**Your objective**: From the records that follow, copy every line that contains the word "cctr".

**Available data**:
struct SideStream {
  hipStream_t stream = nullptr;
  hipStream_t stream2 = nullptr;
  hipEvent_t join2 = nullptr;
  hipStream_t stream3 = nullptr;
  hipEvent_t join3 = nullptr;
  hipEvent_t fork = nullptr, join = nullptr;
  hipEvent_t pass1 = nullptr;
  std::mutex mu;
};
bool create_side_stream(SideStream* s) {
  if (hipStreamCreateWithFlags(&s->stream, hipStreamNonBlocking) != hipSuccess ||
      hipEventCreateWithFlags(&s->fork, hipEventDisableTiming) != hipSuccess ||
      hipEventCreateWithFlags(&s->join, hipEventDisableTiming) != hipSuccess ||
      hipEventCreateWithFlags(&s->pass1, hipEventDisableTiming) != hipSuccess)
    return false;
  if (hipStreamCreateWithFlags(&s->stream2, hipStreamNonBlocking) != hipSuccess ||
      hipEventCreateWithFlags(&s->join2, hipEventDisableTiming) != hipSuccess)
    s->stream2 = nullptr;
  if (hipStreamCreateWithFlags(&s->stream3, hipStreamNonBlocking) != hipSuccess ||
      hipEventCreateWithFlags(&s->join3, hipEventDisableTiming) != hipSuccess)
    s->stream3 = nullptr;
  return true;
}
SideStream* side_stream() { return per_device<SideStream>(create_side_stream); }

struct BigSet {
  u32 *big_next, *seg_count, *whole_count, *exec_next;
  u64* seg_list;
  u32* whole_list;
};

using ExecKernel = decltype(&exec_kernel<5>);
ExecKernel exec_kernel_variant(int v) { return v == 4 ? &exec_kernel<4> : &exec_kernel<5>; }

struct DecodeBufs {
  const u8* in;
  const u64* in_off;
  const u32* in_len;
  u32 n_msgs;
  u8* out;
  const u64* out_off;
  const u32* out_cap;
  u32* out_len;
  i32* status;
  u32 flags;
  ExecKernel ek;
  u8* w;
  u32 *counter, *big_count, *bm_base, *big_list;
  u32 *walk_rank, *walk_perm, *walk_hist;
  u32* bitmap;
  BigSet set0, set1;
  u32 *first_rec, *mstat;
  ChunkRec* recs;
  u32* ctr(u32 off) const { return reinterpret_cast<u32*>(w + off); }
};

void workspace_pointers(const DecodePlan& p, void* ws, DecodeBufs* b) {
  u8* w = static_cast<u8*>(ws);
  auto words = [w](u64 off) { return reinterpret_cast<u32*>(w + off); };
  b->w = w;
  b->counter = words(kWsBmCounter);
  b->big_count = words(kWsBigCount);
  b->bm_base = words(p.bm_base_off);
  b->big_list = words(p.big_list_off);
  b->walk_rank = words(p.walk_rank_off);
  b->walk_perm = words(p.walk_perm_off);
  b->walk_hist = words(p.walk_hist_off);
  b->bitmap = words(p.bitmap_off);
  b->set0 = BigSet{words(kWsSet0BigNext), words(kWsSet0SegCount), words(kWsSet0WholeCount), words(kWsSet0ExecNext),
                   reinterpret_cast<u64*>(w + p.seg_list_off), words(p.whole_list_off)};
  b->set1 = BigSet{words(kWsSet1BigNext), words(kWsSet1SegCount), words(kWsSet1WholeCount), words(kWsSet1ExecNext),
                   reinterpret_cast<u64*>(w + p.seg_list2_off), words(p.whole_list2_off)};
  b->first_rec = words(p.first_rec_off);
  b->mstat = words(p.mstat_off);
  b->recs = reinterpret_cast<ChunkRec*>(w + p.recs_off);
}

hipError_t launch_index(const DecodePlan& p, const DecodeBufs& b, bool planned, hipStream_t st, u32 part = 0) {
  const LaunchDim& d = planned ? p.planned_walk : p.walk;
  if (planned)
    index_kernel<true><<<d.grid, d.block, d.lds, st>>>(
        b.in, b.in_off, b.in_len, b.n_msgs, b.out_cap, b.out_len, b.status, b.flags, b.counter, b.bm_base, b.bitmap,
        p.cap_words, b.big_count, b.big_list, p.big_threshold, p.walk_order ? b.walk_perm : nullptr, b.walk_hist,
        part, p.split_class);
  else if (p.walk_kind == kWalkLean)
    index_kernel<false, true><<<d.grid, d.block, d.lds, st>>>(
        b.in, b.in_off, b.in_len, b.n_msgs, b.out_cap, b.out_len, b.status, b.flags, b.counter, b.bm_base, b.bitmap,
        p.cap_words, b.big_count, b.big_list, p.big_threshold, nullptr, nullptr);
  else if (p.walk_kind == kWalkSerial)
    index_kernel<false, false, kIdxWavesSerial><<<d.grid, d.block, d.lds, st>>>(
        b.in, b.in_off, b.in_len, b.n_msgs, b.out_cap, b.out_len, b.status, b.flags, b.counter, b.bm_base, b.bitmap,
        p.cap_words, b.big_count, b.big_list, p.big_threshold, nullptr, nullptr);
  else
    index_kernel<false><<<d.grid, d.block, d.lds, st>>>(
        b.in, b.in_off, b.in_len, b.n_msgs, b.out_cap, b.out_len, b.status, b.flags, b.counter, b.bm_base, b.bitmap,
        p.cap_words, b.big_count, b.big_list, p.big_threshold, nullptr, nullptr);
  return hipGetLastError();
}

hipError_t launch_index_big(const DecodePlan& p, const DecodeBufs& b, hipStream_t st, const BigSet& s, u32 mode) {
  index_big_kernel<<<p.index_big_grid, 256, 0, st>>>(
      b.in, b.in_off, b.in_len, b.out_len, b.flags, b.status, b.bm_base, b.bitmap, b.big_count, b.big_list,
      s.big_next, b.n_msgs, b.out, b.out_off, s.seg_list, s.seg_count, s.whole_list, s.whole_count, mode);
  return hipGetLastError();
}

hipError_t launch_big_exec(const DecodePlan& p, const DecodeBufs& b, hipStream_t st, const BigSet& s) {
  b.ek<<<p.fork_big_blocks, kWavesPerBlock * 64, 0, st>>>(
      b.in, b.in_off, b.in_len, b.n_msgs, b.out, b.out_off, b.out_len, b.status, b.bm_base, b.bitmap,
      reinterpret_cast<const u32*>(s.seg_list), s.seg_count, s.whole_list, s.whole_count, s.exec_next,
      p.fork_big_blocks, p.big_threshold, 0u, p.keep_hist, 0u, nullptr, nullptr, 0u, 0u);
  return hipGetLastError();
}

hipError_t launch_big(const DecodePlan& p, const DecodeBufs& b, hipStream_t st, const BigSet& s, u32 mode) {
  const hipError_t e = launch_index_big(p, b, st, s, mode);
  if (e != hipSuccess) return e;
  return launch_big_exec(p, b, st, s);
}

hipError_t launch_big_chunked(const DecodePlan& p, const DecodeBufs& b, hipStream_t st, const BigSet& s) {
  u32* const cctr = b.ctr(kWsChunkCount);
  chunk_list_kernel<<<p.chunk_list_grid, 256, 0, st>>>(b.in, b.in_off, b.in_len, b.big_count, b.big_list, b.n_msgs,
                                                       b.flags, cctr, b.recs, b.first_rec, (u32)p.max_recs);
  chunk_spec_kernel<<<p.chunk_rec_grid, 256, 0, st>>>(b.in, b.in_off, b.in_len, b.flags, b.bm_base, b.bitmap, cctr,
                                                      b.recs, b.ctr(kWsChunkSpecNext), (u32)p.max_recs);
  chunk_fixup_kernel<<<p.chunk_msg_grid, 256, 0, st>>>(b.in, b.in_off, b.in_len, b.out_len, b.bm_base, b.bitmap,
                                                       b.big_count, b.recs, b.first_rec, b.mstat,
                                                       b.ctr(kWsChunkFixNext));
  chunk_check_kernel<<<p.chunk_rec_grid, 256, 0, st>>>(b.in, b.in_off, b.in_len, b.out_len, b.bm_base, b.bitmap, cctr,
                                                       b.recs, b.out, b.out_off, b.ctr(kWsChunkCheckNext),
                                                       (u32)p.max_recs);
  chunk_final_kernel<<<p.chunk_msg_grid, 256, 0, st>>>(b.in, b.in_off, b.in_len, b.flags, b.bm_base, b.bitmap, b.out,
                                                       b.out_off, b.big_list, b.out_len, b.status, b.big_count,
                                                       b.recs, b.first_rec, b.mstat, b.n_msgs, s.seg_list,
                                                       s.seg_count, s.whole_list, s.whole_count,
                                                       b.ctr(kWsChunkFinalNext));
  const hipError_t e = hipGetLastError();
  if (e != hipSuccess) return e;
  return launch_big_exec(p, b, st, s);
}

hipError_t launch_small(const DecodePlan& p, const DecodeBufs& b, hipStream_t st, u32 part) {
  b.ek<<<p.small_grid, kWavesPerBlock * 64, 0, st>>>(
      b.in, b.in_off, b.in_len, b.n_msgs, b.out, b.out_off, b.out_len, b.status, b.bm_base, b.bitmap,
      reinterpret_cast<const u32*>(b.set0.seg_list), b.set0.seg_count, b.set0.whole_list, b.set0.whole_count,
      b.set0.exec_next, 0u, p.big_threshold, 0u, p.keep_hist, p.small_stride, part ? b.walk_perm : nullptr,
      part ? b.walk_hist : nullptr, part, p.split_class);
  return hipGetLastError();
}

hipError_t launch_packed(const DecodePlan& p, const DecodeBufs& b, hipStream_t st) {
  exec_packed_kernel<<<p.small_grid, kWavesPerBlock * 64, 0, st>>>(
      b.in, b.in_off, b.in_len, b.out, b.out_off, b.out_len, b.status, b.bm_base, b.bitmap, b.walk_perm, b.walk_hist,
      p.split_class, b.ctr(kWsPackNext), p.pack_batch, p.keep_hist);
  return hipGetLastError();
}

hipError_t launch_forked(const DecodePlan& p, const DecodeBufs& b, SideStream* side, hipStream_t stream) {
  hipError_t e;
  index_plan_kernel<<<p.plan_grid, kPlanThreads, 0, stream>>>(
      b.in, b.in_off, b.in_len, b.n_msgs, b.out_cap, b.out_len, b.status, b.flags, b.counter, b.bm_base, b.bitmap,
      p.cap_words, b.big_count, b.big_list, p.big_threshold, p.walk_order ? b.walk_rank : nullptr, b.walk_hist);
  if ((e = hipGetLastError()) != hipSuccess) return e;
  if (p.walk_order) {
    walk_offsets_kernel<<<1, 64, 0, stream>>>(b.walk_hist);
    walk_scatter_kernel<<<p.scatter_grid, 256, 0, stream>>>(b.in_len, b.n_msgs, b.status, b.walk_rank, b.walk_hist,
                                                            b.walk_perm);
    if ((e = hipGetLastError()) != hipSuccess) return e;
  }
  std::lock_guard<std::mutex> lk(side->mu);
  if ((e = hipEventRecord(side->fork, stream)) != hipSuccess) return e;
  if ((e = hipStreamWaitEvent(side->stream, side->fork, 0)) != hipSuccess) return e;
  const bool split = p.split_huge && side->stream2;
  if (split) {
    if ((e = hipStreamWaitEvent(side->stream2, side->fork, 0)) != hipSuccess) return e;
    if ((e = p.chunked ? launch_big_chunked(p, b, side->stream2, b.set1)
                       : launch_big(p, b, side->stream2, b.set1, 1u)) != hipSuccess)
      return e;
    if ((e = hipEventRecord(side->join2, side->stream2)) != hipSuccess) return e;
  }
  if ((e = launch_big(p, b, side->stream, b.set0, split ? 2u : 0u)) != hipSuccess) return e;
  if ((e = hipEventRecord(side->join, side->stream)) != hipSuccess) return e;
  const bool three = p.split_mode == 1 && p.walk_order && side->stream3;
  if (three) {
    if ((e = hipStreamWaitEvent(side->stream3, side->fork, 0)) != hipSuccess) return e;
    if ((e = launch_index(p, b, true, side->stream3, 1u)) != hipSuccess) return e;
    if ((e = launch_small(p, b, side->stream3, 1u)) != hipSuccess) return e;
    if ((e = hipEventRecord(side->join3, side->stream3)) != hipSuccess) return e;
    if ((e = launch_index(p, b, true, stream, 2u)) != hipSuccess) return e;
    if ((e = launch_small(p, b, stream, 2u)) != hipSuccess) return e;
    if ((e = hipStreamWaitEvent(stream, side->join3, 0)) != hipSuccess) return e;
  } else {
    if ((e = launch_index(p, b, true, stream)) != hipSuccess) return e;
    if (p.walk_order && p.split_mode == 2) {
      if ((e = launch_small(p, b, stream, 3u)) != hipSuccess) return e;
    } else if (p.walk_order && p.split_mode == 3) {
      if ((e = p.pack_batch ? launch_packed(p, b, stream) : launch_small(p, b, stream, 2u)) != hipSuccess) return e;
      if ((e = launch_small(p, b, stream, 1u)) != hipSuccess) return e;
    } else {
      if ((e = launch_small(p, b, stream, 0u)) != hipSuccess) return e;
    }
  }
  if ((e = hipStreamWaitEvent(stream, side->join, 0)) != hipSuccess) return e;
  if (split && (e = hipStreamWaitEvent(stream, side->join2, 0)) != hipSuccess) return e;
  return hipSuccess;
}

**Response to the task**:
  u32* const cctr = b.ctr(kWsChunkCount);
                                                       b.flags, cctr, b.recs, b.first_rec, (u32)p.max_recs);
  chunk_spec_kernel<<<p.chunk_rec_grid, 256, 0, st>>>(b.in, b.in_off, b.in_len, b.flags, b.bm_base, b.bitmap, cctr,
  chunk_check_kernel<<<p.chunk_rec_grid, 256, 0, st>>>(b.in, b.in_off, b.in_len, b.out_len, b.bm_base, b.bitmap, cctr,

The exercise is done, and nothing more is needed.